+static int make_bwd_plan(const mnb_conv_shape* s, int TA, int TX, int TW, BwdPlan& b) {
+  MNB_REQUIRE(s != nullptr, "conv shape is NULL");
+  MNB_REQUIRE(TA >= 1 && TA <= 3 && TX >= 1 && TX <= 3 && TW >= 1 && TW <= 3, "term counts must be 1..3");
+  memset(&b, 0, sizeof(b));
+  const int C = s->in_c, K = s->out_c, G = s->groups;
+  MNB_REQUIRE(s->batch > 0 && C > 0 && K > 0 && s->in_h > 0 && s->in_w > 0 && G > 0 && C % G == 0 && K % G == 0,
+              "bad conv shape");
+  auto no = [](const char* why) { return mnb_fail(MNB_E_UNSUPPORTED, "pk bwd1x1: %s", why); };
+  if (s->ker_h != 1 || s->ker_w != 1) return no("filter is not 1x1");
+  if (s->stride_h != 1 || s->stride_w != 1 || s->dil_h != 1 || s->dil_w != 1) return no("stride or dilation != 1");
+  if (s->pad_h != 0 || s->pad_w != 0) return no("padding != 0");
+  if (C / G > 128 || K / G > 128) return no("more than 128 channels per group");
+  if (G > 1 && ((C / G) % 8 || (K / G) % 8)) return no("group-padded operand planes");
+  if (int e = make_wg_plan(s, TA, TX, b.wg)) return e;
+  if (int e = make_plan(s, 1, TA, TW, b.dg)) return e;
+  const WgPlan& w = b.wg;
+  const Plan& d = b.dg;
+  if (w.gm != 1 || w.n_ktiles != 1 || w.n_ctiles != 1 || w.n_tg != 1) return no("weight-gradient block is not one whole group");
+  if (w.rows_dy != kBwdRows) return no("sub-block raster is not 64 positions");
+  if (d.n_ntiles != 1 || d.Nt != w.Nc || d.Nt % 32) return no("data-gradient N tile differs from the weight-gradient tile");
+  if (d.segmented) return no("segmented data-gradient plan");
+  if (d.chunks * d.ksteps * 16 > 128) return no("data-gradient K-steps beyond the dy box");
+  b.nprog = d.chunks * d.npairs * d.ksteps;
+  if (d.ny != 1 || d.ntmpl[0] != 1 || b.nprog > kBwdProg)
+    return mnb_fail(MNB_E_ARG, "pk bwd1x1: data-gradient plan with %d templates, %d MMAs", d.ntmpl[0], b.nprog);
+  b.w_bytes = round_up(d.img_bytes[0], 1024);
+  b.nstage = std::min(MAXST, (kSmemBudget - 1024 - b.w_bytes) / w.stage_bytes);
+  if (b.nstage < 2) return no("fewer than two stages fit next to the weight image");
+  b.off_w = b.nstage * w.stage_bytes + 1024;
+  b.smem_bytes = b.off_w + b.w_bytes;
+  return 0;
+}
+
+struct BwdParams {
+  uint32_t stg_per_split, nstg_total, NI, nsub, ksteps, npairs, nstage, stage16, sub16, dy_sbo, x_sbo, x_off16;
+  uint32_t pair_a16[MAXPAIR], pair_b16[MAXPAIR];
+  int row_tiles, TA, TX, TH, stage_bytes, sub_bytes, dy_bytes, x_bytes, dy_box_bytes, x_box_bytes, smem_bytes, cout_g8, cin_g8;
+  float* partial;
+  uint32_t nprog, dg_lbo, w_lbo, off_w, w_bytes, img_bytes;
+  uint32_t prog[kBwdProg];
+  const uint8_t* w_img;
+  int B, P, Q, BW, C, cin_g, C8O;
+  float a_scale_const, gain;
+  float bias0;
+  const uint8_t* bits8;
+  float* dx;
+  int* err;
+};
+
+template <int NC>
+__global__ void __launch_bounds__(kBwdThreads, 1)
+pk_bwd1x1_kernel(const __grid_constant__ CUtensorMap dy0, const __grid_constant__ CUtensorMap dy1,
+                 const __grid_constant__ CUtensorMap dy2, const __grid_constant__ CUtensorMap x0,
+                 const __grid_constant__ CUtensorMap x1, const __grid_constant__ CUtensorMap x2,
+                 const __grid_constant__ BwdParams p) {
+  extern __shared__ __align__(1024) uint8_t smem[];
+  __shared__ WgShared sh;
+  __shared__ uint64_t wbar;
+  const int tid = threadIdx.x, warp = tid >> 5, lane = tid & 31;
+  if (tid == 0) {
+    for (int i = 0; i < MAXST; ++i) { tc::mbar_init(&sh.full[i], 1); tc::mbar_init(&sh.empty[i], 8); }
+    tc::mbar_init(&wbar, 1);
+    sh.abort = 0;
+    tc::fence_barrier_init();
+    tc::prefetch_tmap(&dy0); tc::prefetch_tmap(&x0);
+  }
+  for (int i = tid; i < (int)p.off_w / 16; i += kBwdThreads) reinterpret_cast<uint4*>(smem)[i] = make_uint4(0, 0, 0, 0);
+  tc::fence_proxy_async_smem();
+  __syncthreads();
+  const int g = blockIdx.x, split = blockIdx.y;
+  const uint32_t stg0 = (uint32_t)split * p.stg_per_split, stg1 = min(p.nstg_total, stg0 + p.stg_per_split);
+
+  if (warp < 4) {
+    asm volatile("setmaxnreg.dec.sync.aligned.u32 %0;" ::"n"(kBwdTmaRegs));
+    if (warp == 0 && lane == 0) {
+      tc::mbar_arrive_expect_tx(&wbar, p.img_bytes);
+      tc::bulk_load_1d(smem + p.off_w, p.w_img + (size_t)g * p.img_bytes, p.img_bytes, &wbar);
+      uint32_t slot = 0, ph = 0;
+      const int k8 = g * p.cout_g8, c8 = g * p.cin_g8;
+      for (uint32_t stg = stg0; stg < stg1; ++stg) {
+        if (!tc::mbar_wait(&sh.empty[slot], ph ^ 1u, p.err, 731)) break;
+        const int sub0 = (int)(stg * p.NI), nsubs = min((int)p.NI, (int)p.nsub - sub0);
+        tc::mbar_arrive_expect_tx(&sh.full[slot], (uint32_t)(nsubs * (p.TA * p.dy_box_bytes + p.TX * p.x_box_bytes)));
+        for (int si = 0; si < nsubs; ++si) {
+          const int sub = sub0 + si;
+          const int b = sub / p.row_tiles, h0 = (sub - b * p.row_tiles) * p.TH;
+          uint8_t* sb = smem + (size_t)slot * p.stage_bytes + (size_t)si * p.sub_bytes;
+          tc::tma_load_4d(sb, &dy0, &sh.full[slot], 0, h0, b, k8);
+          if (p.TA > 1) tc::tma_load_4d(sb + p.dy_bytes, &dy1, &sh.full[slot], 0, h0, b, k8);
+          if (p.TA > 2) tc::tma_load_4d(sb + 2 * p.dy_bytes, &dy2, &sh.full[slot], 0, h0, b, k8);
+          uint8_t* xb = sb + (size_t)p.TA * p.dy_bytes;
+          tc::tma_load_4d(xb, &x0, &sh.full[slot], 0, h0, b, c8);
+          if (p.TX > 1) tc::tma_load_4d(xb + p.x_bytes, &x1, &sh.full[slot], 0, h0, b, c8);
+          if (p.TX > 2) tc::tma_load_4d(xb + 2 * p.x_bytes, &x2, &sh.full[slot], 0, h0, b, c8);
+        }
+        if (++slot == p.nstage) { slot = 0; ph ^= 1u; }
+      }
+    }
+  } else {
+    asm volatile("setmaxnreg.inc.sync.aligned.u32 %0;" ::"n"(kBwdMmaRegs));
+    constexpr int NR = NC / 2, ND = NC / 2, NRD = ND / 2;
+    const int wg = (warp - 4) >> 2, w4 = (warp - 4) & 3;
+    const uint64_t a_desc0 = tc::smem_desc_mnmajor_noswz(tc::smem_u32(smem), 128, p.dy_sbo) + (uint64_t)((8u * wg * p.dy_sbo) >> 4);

—————

_What is required_. All lines in the listing above between the line with "extern __shared__ __align__(1024) uint8_t smem[];" and the line with "p.dy_bytes, &dy1, &sh.full[slot], 0, h0, b, k8);", inclusive, should be set down exactly, and no line outside that range.

_Response to the task_.
+  extern __shared__ __align__(1024) uint8_t smem[];
+  __shared__ WgShared sh;
+  __shared__ uint64_t wbar;
+  const int tid = threadIdx.x, warp = tid >> 5, lane = tid & 31;
+  if (tid == 0) {
+    for (int i = 0; i < MAXST; ++i) { tc::mbar_init(&sh.full[i], 1); tc::mbar_init(&sh.empty[i], 8); }
+    tc::mbar_init(&wbar, 1);
+    sh.abort = 0;
+    tc::fence_barrier_init();
+    tc::prefetch_tmap(&dy0); tc::prefetch_tmap(&x0);
+  }
+  for (int i = tid; i < (int)p.off_w / 16; i += kBwdThreads) reinterpret_cast<uint4*>(smem)[i] = make_uint4(0, 0, 0, 0);
+  tc::fence_proxy_async_smem();
+  __syncthreads();
+  const int g = blockIdx.x, split = blockIdx.y;
+  const uint32_t stg0 = (uint32_t)split * p.stg_per_split, stg1 = min(p.nstg_total, stg0 + p.stg_per_split);
+
+  if (warp < 4) {
+    asm volatile("setmaxnreg.dec.sync.aligned.u32 %0;" ::"n"(kBwdTmaRegs));
+    if (warp == 0 && lane == 0) {
+      tc::mbar_arrive_expect_tx(&wbar, p.img_bytes);
+      tc::bulk_load_1d(smem + p.off_w, p.w_img + (size_t)g * p.img_bytes, p.img_bytes, &wbar);
+      uint32_t slot = 0, ph = 0;
+      const int k8 = g * p.cout_g8, c8 = g * p.cin_g8;
+      for (uint32_t stg = stg0; stg < stg1; ++stg) {
+        if (!tc::mbar_wait(&sh.empty[slot], ph ^ 1u, p.err, 731)) break;
+        const int sub0 = (int)(stg * p.NI), nsubs = min((int)p.NI, (int)p.nsub - sub0);
+        tc::mbar_arrive_expect_tx(&sh.full[slot], (uint32_t)(nsubs * (p.TA * p.dy_box_bytes + p.TX * p.x_box_bytes)));
+        for (int si = 0; si < nsubs; ++si) {
+          const int sub = sub0 + si;
+          const int b = sub / p.row_tiles, h0 = (sub - b * p.row_tiles) * p.TH;
+          uint8_t* sb = smem + (size_t)slot * p.stage_bytes + (size_t)si * p.sub_bytes;
+          tc::tma_load_4d(sb, &dy0, &sh.full[slot], 0, h0, b, k8);
+          if (p.TA > 1) tc::tma_load_4d(sb + p.dy_bytes, &dy1, &sh.full[slot], 0, h0, b, k8);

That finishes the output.